constexpr int WNB_H = 192, WNB_NG = WNB_H / 16;
constexpr int WNB_RING = 4;
constexpr int WNB_EPI = 1;
#if defined(MI355_LAB) && !defined(MI355_EMU)
#define WN_TS_DECL() long long wn_ts[7] = {0, 0, 0, 0, 0, 0, 0}
#define WN_TS(i) do { if (a.ablate & 64) wn_ts[i] = __builtin_readcyclecounter(); } while (0)
#define WN_TS_END()                                                                                                                  \
    do {                                                                                                                             \
        if ((a.ablate & 64) && blockIdx.x == 3 && blockIdx.y == 5 && threadIdx.x == 0) {                                            \
            __builtin_amdgcn_s_waitcnt(0);                                                                                           \
            wn_ts[6] = __builtin_readcyclecounter();                                                                                 \
            printf("wn phases (cycles): stage %lld inconv %lld rawstore %lld gate+planes %lld rs %lld epilogue %lld total %lld\n", wn_ts[1] - wn_ts[0], \
                   wn_ts[2] - wn_ts[1], wn_ts[3] - wn_ts[2], wn_ts[4] - wn_ts[3], wn_ts[5] - wn_ts[4], wn_ts[6] - wn_ts[5], wn_ts[6] - wn_ts[0]);   \
        }                                                                                                                            \
    } while (0)
#else
#define WN_TS_DECL() ((void)0)
#define WN_TS(i) ((void)0)
#define WN_TS_END() ((void)0)
#endif


template <bool W1, int NT, bool H2, int RA, int EP>
__device__ __forceinline__ void wn_layer_b3_body(const WnArgs& a) {
    constexpr int MW = 3, NWV = 4, NTH = 256;
    static_assert(!(W1 && H2), "one reduced-operand variant at a time");
    constexpr int H = WNB_H, T_B = 32 * NT, NG = WNB_NG;
    constexpr int NP = H2 ? 2 : 3, GW = H2 ? 128 : 192;
    constexpr float ACC = H2 ? F16X2_ACC_SCALE : 1.0f, UNACC = H2 ? 1.0f / F16X2_ACC_SCALE : 1.0f;
    DYN_SMEM(float, smem);
    uint4* planes = reinterpret_cast<uint4*>(smem);
    const int tid = threadIdx.x, lane = tid & 63, w = WAVE_UNIFORM(tid >> 6);
    const int brow = lane >> 5, bcol = lane & 31;
    const int b = blockIdx.y;
    const int t0 = blockIdx.x * T_B;
    int len = a.len ? a.len[b] : a.T;
    if (len > a.T) len = a.T;
    if (t0 >= len) return;
    const int pad = (a.K - 1) / 2 * a.dil;
    const int tlo = t0 - pad;
    const int ts = tlo >= 0 ? (tlo & ~3) : -(((-tlo) + 3) & ~3);
    const int toff = tlo - ts;
    const int LD = a.ldx;
    WN_TS_DECL();
    WN_TS(0);
    const int PS = NG * 2 * LD;
    const bool two = a.Crs == 2 * H;

    if (!(LAB_ABLATE(a) & 2)) stage_planes<NG, NG, H2>(a.h_in + (long)b * a.h_bs, a.h_ld, LD, ts, len, 1.0f, planes, PS, tid, NTH);
    __syncthreads();
    WN_TS(1);

    const float* condp = a.cond ? a.cond + (long)b * a.cond_bs : a.b_in;
    const float cond_on = a.cond ? 1.0f : 0.0f;
    {
        f32x16 acc[MW][NT];
        const uint4* wp[MW];
        MI355_UNROLL
        for (int i = 0; i < MW; ++i) {
            const int q = w + NWV * i;
            MI355_UNROLL
            for (int r = 0; r < 16; ++r) {
                const int c = (r < 8 ? 0 : H) + 16 * q + (r & 3) + 8 * ((r >> 2) & 1) + 4 * brow;
                const float v = (a.b_in[c] + cond_on * condp[c]) * ACC;
                MI355_UNROLL
                for (int j = 0; j < NT; ++j) acc[i][j][r] = v;
            }
            wp[i] = reinterpret_cast<const uint4*>(a.w_in) + (long)q * a.K * NG * GW + lane;
        }
        if (!(LAB_ABLATE(a) & 1)) {
            if constexpr (H2) h2_chunk<MW, NT, NG, NT>(acc, wp, planes + brow * LD + bcol + toff, PS, LD, a.K, NG, a.dil);
            else if constexpr (RA > 2 && NT >= 4) b3_chunk_lean_ra<MW, NT, NG, W1, RA>(acc, wp, planes + brow * LD + bcol + toff, PS, LD, a.K, NG, a.dil);
            else if constexpr (RA > 2) b3_chunk_ra<MW, NT, NG, NT, W1, RA>(acc, wp, planes + brow * LD + bcol + toff, PS, LD, a.K, NG, a.dil);
            else b3_chunk<MW, NT, NG, NT, W1>(acc, wp, planes + brow * LD + bcol + toff, PS, LD, a.K, NG, a.dil);
        }
        __syncthreads();
        WN_TS(2);
        WN_TS(3);
        constexpr int PSU0 = NG * 2 * T_B;
        MI355_UNROLL
        for (int i = 0; i < MW; ++i)
            MI355_UNROLL
            for (int j = 0; j < NT; ++j) {
                float u[8];
                MI355_UNROLL
                for (int e = 0; e < 8; ++e) u[e] = wn_gate_f(acc[i][j][e] * UNACC, acc[i][j][e + 8] * UNACC);
                const int idx = (2 * (w + NWV * i) + brow) * T_B + 32 * j + bcol;
                if constexpr (H2) {
                    uint4 h4, m4;
                    split2_pk(u[0] * F16X2_X_SCALE, u[1] * F16X2_X_SCALE, h4.x, m4.x);
                    split2_pk(u[2] * F16X2_X_SCALE, u[3] * F16X2_X_SCALE, h4.y, m4.y);
// ... 98 lines not shown
                    for (int j = 0; j < NT; ++j) acc[i][j] = a2[i][j];
            }
        }
        if constexpr (H2) {
            MI355_UNROLL
            for (int i = 0; i < MW; ++i)
                MI355_UNROLL
                for (int j = 0; j < NT; ++j)
                    MI355_UNROLL
                    for (int r = 0; r < 16; ++r) acc[i][j][r] *= UNACC;
        }
    }
    WN_TS(5);
    if ((LAB_ABLATE(a) & 4) && acc[0][0][0] != 1.2345f) return;
    auto store_tile = [&](int i, int j, const float (&old)[16]) {
        const int t = t0 + j * 32 + bcol;
        if (!valid[i] || t >= a.T) return;
        const bool live = t < len || !to_h[i];
        MI355_UNROLL
        for (int r = 0; r < 16; ++r) dst[i][(long)((r & 3) + 8 * (r >> 2) + 4 * brow) * ldr[i] + t] = live ? old[r] + acc[i][j][r] : 0.0f;
    };
    if constexpr (EP == 0) {
        load_tile(0, 0, old[0]);
        MI355_UNROLL
        for (int k = 0; k < MW * NT; ++k) {
            if (k + 1 < MW * NT) load_tile((k + 1) / NT, (k + 1) % NT, old[(k + 1) & 1]);
            SCHED_FENCE();
            store_tile(k / NT, k % NT, old[k & 1]);
            SCHED_FENCE();
        }
    } else {
        auto store_tile_b = [&](int i, int j, const float (&o)[16]) MI355_INLINE_LAMBDA {
            const int t = t0 + j * 32 + bcol;
            const bool live = t < len || !to_h[i];
            const BufRsrc rs = buf_rsrc(dst[i]);
            const unsigned row4 = 4u * (unsigned)ldr[i];
            const unsigned vo = (valid[i] && t < a.T) ? (unsigned)(4 * brow) * row4 + 4u * (unsigned)t : BUF_OOB;
            MI355_UNROLL
            for (int r = 0; r < 16; ++r) buf_store_f32(rs, vo, (unsigned)((r & 3) + 8 * (r >> 2)) * row4, live ? o[r] + acc[i][j][r] : 0.0f);
        };
        MI355_UNROLL
        for (int k = 0; k < EPA && k < MW * NT; ++k) load_tile_b(k / NT, k % NT, old[k]);
        MI355_UNROLL
        for (int k = 0; k < MW * NT; ++k) {
            if (k + EPA < MW * NT) load_tile_b((k + EPA) / NT, (k + EPA) % NT, old[(k + EPA) % EPR]);
            SCHED_FENCE();
            store_tile_b(k / NT, k % NT, old[k % EPR]);
            SCHED_FENCE();
        }
    }
    WN_TS_END();
}

template <bool W1, int NT, bool H2 = false, int RA = 2, int EP = 0>
__global__ __launch_bounds__(256) void k_wn_layer_b3(WnArgs a) {
    wn_layer_b3_body<W1, NT, H2, RA, EP>(a);
}

bool wn_layer_b3_supported(int H, int K, int dil) {
    return H == WNB_H && (K % 2) == 1 && K >= 1 && dil >= 1 && (K - 1) * dil <= 24;
}

int wn_layer_b3_column_tiles(const WnArgs& a) {
    const char* nt_s = lab_getenv("MI355VITS_WN_B3_NT");
    const long nwg3 = (long)((a.T + 95) / 96) * a.B;
    int nt = nt_s ? atoi(nt_s) : (nwg3 < 128 ? 1 : 3);
    if (!nt_s && nt == 3 && a.math != MATH_F16X2) {
        const long cus = current_device_cu_count();
        const long nwg4 = (long)((a.T + 127) / 128) * a.B;
        if ((double)((nwg4 + cus - 1) / cus) * 1.28 < (double)((nwg3 + cus - 1) / cus)) nt = 4;
    }
    if (nt == 4 && (a.math == MATH_F16X2 || ((long)a.h_ld * 128 >= 0x7fffffffL || (long)a.s_ld * 128 >= 0x7fffffffL || (a.K - 1) * a.dil > 8))) nt = 3;
    return nt;
}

= = = = = = =

## [What is required]
Provide only the number of lines in the entries that hold the word "auto".

## [Answer space]
2